- _Stored data_:
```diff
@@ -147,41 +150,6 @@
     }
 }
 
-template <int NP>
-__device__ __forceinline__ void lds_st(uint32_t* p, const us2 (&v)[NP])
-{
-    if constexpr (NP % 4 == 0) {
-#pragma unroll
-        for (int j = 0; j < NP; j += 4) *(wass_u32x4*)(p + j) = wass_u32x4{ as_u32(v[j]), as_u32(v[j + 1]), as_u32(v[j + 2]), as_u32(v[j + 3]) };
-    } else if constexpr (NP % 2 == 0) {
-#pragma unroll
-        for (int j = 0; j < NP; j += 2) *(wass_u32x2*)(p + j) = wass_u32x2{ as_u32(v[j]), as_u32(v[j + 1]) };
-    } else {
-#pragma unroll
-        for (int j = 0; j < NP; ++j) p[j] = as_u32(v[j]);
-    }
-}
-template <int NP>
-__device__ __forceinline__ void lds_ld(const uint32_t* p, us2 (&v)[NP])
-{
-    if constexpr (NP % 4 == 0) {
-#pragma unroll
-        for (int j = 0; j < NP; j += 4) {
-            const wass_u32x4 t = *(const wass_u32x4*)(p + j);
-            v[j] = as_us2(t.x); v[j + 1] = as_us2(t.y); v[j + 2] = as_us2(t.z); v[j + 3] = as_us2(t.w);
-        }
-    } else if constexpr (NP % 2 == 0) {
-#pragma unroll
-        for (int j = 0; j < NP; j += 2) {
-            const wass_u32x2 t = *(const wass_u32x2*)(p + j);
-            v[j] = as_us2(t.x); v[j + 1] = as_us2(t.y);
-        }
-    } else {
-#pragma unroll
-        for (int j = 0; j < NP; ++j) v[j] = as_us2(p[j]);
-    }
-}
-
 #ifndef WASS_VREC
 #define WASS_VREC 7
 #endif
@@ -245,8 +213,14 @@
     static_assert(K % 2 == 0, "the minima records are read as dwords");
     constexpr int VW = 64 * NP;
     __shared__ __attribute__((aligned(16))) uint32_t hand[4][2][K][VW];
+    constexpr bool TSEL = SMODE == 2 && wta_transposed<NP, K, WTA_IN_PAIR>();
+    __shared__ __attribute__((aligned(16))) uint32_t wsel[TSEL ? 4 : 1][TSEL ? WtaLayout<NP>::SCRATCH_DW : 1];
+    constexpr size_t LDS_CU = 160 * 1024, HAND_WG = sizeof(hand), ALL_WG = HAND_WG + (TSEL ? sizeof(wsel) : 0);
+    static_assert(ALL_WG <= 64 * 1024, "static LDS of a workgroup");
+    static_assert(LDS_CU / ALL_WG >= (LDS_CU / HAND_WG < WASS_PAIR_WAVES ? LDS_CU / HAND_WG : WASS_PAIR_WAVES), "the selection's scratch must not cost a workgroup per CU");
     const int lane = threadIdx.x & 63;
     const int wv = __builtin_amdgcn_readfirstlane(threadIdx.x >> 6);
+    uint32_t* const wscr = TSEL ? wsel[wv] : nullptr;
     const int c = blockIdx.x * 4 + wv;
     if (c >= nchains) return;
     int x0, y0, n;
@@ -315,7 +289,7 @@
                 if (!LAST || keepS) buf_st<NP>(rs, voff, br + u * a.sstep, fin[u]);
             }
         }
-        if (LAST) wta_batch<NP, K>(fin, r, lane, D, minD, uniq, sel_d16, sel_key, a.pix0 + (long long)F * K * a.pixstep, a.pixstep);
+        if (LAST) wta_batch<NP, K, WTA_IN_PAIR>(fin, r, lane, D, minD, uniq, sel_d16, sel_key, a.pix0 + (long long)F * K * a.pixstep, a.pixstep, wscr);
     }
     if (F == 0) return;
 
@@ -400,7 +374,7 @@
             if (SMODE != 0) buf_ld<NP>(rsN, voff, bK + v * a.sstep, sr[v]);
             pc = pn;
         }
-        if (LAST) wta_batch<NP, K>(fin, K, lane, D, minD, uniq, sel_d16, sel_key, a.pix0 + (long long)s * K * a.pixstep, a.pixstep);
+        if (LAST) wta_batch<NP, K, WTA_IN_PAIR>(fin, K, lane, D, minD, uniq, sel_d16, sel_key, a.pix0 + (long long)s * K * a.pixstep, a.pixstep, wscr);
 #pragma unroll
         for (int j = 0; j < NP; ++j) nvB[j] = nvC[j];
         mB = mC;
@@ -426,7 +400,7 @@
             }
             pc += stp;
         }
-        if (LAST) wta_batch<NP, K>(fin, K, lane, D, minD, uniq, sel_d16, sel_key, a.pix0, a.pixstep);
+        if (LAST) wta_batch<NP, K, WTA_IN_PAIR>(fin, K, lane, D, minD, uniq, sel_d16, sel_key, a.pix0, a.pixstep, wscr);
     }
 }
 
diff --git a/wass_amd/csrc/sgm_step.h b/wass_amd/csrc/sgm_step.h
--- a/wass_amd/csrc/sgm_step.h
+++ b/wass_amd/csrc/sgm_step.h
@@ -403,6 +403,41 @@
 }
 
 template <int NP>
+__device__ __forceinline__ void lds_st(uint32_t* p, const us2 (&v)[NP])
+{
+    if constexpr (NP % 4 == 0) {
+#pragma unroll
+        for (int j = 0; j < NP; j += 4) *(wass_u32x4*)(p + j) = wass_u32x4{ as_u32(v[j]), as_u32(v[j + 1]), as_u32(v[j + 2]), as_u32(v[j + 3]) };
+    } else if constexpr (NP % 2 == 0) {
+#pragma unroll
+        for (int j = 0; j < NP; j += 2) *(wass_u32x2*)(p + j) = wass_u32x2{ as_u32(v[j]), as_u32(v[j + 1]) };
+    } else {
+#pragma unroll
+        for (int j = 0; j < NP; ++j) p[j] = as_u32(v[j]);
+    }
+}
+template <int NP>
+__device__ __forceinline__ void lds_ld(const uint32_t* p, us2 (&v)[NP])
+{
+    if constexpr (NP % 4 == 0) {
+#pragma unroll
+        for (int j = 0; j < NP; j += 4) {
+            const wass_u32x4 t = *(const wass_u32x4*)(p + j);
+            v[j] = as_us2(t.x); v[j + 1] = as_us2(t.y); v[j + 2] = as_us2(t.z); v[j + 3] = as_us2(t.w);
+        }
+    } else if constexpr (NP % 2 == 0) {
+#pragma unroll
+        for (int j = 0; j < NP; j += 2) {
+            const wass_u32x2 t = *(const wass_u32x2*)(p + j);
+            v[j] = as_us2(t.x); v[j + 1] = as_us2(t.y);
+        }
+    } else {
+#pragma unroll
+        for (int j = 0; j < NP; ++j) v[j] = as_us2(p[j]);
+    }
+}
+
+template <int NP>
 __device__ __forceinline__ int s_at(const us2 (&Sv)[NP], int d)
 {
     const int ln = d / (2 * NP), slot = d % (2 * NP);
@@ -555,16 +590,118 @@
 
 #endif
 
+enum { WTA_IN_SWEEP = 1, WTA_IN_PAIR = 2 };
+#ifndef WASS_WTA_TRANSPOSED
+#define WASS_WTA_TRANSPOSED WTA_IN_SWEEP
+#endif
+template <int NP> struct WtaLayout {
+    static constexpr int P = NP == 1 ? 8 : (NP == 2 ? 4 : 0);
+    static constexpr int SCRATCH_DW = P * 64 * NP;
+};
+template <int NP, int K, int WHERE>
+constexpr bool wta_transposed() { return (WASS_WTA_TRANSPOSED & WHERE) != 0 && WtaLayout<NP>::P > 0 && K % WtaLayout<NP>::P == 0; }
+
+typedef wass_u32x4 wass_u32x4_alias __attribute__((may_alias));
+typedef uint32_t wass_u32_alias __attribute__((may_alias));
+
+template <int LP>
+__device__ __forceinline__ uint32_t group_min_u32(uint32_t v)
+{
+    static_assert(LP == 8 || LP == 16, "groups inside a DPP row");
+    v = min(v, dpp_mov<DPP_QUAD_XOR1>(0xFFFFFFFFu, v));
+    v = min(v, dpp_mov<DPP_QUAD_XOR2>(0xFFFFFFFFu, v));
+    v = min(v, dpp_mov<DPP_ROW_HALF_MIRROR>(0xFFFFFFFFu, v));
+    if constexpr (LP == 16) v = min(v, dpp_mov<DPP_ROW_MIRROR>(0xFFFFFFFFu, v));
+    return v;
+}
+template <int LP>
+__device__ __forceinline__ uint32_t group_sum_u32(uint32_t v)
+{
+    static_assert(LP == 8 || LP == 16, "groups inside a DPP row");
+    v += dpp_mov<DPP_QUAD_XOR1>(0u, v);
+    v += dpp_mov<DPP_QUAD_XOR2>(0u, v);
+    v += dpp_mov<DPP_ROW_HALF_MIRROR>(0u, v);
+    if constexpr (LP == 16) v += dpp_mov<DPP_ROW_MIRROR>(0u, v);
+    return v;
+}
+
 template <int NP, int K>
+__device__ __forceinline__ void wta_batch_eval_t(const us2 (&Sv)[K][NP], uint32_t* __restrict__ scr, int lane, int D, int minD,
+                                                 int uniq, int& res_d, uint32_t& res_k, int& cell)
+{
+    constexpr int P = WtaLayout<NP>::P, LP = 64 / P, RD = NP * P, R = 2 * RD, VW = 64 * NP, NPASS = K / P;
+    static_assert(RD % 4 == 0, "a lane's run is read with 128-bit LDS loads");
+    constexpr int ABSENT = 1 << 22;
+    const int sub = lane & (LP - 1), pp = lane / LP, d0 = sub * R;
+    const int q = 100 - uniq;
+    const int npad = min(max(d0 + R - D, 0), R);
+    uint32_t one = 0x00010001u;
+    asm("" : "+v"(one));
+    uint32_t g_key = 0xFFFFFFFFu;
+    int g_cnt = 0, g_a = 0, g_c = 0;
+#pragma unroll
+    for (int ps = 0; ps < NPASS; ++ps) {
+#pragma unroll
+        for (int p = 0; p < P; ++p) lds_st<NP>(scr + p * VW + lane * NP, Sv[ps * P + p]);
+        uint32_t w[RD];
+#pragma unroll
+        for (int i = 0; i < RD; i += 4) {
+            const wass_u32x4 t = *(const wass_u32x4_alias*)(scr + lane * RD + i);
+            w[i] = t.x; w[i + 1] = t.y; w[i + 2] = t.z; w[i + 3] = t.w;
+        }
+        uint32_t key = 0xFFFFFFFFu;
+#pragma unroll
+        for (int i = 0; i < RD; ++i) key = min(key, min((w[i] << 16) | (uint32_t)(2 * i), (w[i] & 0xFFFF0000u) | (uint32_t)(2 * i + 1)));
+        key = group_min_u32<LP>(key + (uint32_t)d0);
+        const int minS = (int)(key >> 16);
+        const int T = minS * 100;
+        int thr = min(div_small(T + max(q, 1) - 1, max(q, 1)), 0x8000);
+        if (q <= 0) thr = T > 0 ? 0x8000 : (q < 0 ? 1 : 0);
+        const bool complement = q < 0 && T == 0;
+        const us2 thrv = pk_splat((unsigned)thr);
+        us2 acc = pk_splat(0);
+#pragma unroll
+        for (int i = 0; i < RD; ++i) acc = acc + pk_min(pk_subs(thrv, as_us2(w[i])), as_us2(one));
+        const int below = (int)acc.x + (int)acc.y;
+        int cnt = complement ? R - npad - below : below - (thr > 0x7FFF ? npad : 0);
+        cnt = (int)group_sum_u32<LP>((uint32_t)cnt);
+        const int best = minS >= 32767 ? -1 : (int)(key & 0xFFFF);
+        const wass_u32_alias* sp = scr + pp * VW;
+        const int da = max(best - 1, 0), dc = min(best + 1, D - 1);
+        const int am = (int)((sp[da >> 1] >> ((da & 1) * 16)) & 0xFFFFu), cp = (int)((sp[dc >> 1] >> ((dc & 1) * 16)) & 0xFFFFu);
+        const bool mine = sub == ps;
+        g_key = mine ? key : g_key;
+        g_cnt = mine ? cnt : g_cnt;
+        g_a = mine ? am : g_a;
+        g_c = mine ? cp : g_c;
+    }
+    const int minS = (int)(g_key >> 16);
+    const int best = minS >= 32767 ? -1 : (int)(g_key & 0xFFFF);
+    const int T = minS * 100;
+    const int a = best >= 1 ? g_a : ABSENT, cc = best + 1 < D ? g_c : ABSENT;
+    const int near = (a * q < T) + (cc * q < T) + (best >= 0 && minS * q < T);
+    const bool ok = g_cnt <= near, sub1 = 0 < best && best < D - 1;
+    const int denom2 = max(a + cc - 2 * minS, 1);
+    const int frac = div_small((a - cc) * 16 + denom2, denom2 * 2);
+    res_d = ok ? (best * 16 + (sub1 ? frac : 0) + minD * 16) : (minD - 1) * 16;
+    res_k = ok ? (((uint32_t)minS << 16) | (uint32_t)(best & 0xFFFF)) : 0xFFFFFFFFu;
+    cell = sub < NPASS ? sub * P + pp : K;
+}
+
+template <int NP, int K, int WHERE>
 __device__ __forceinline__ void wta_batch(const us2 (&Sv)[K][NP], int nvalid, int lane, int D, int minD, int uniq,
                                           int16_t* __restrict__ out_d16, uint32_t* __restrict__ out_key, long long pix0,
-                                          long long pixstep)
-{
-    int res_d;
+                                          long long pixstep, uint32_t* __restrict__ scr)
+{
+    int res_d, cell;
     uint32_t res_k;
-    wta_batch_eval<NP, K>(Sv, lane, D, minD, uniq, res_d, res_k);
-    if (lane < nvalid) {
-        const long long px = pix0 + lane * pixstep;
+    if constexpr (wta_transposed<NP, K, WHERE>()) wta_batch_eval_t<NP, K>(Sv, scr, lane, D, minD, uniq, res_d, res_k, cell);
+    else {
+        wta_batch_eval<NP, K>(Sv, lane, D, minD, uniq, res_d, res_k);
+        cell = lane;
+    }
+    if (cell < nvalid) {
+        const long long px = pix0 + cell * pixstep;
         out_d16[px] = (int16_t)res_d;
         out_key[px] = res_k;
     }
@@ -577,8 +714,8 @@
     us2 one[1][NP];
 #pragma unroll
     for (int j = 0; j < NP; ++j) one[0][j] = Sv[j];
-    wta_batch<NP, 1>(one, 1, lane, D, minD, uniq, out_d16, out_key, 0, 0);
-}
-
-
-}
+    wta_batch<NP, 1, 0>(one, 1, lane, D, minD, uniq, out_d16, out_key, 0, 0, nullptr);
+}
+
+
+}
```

- _What you will do_: Give only the number of lines in the material above where the string "voff" appears.

- _Your solution_: 2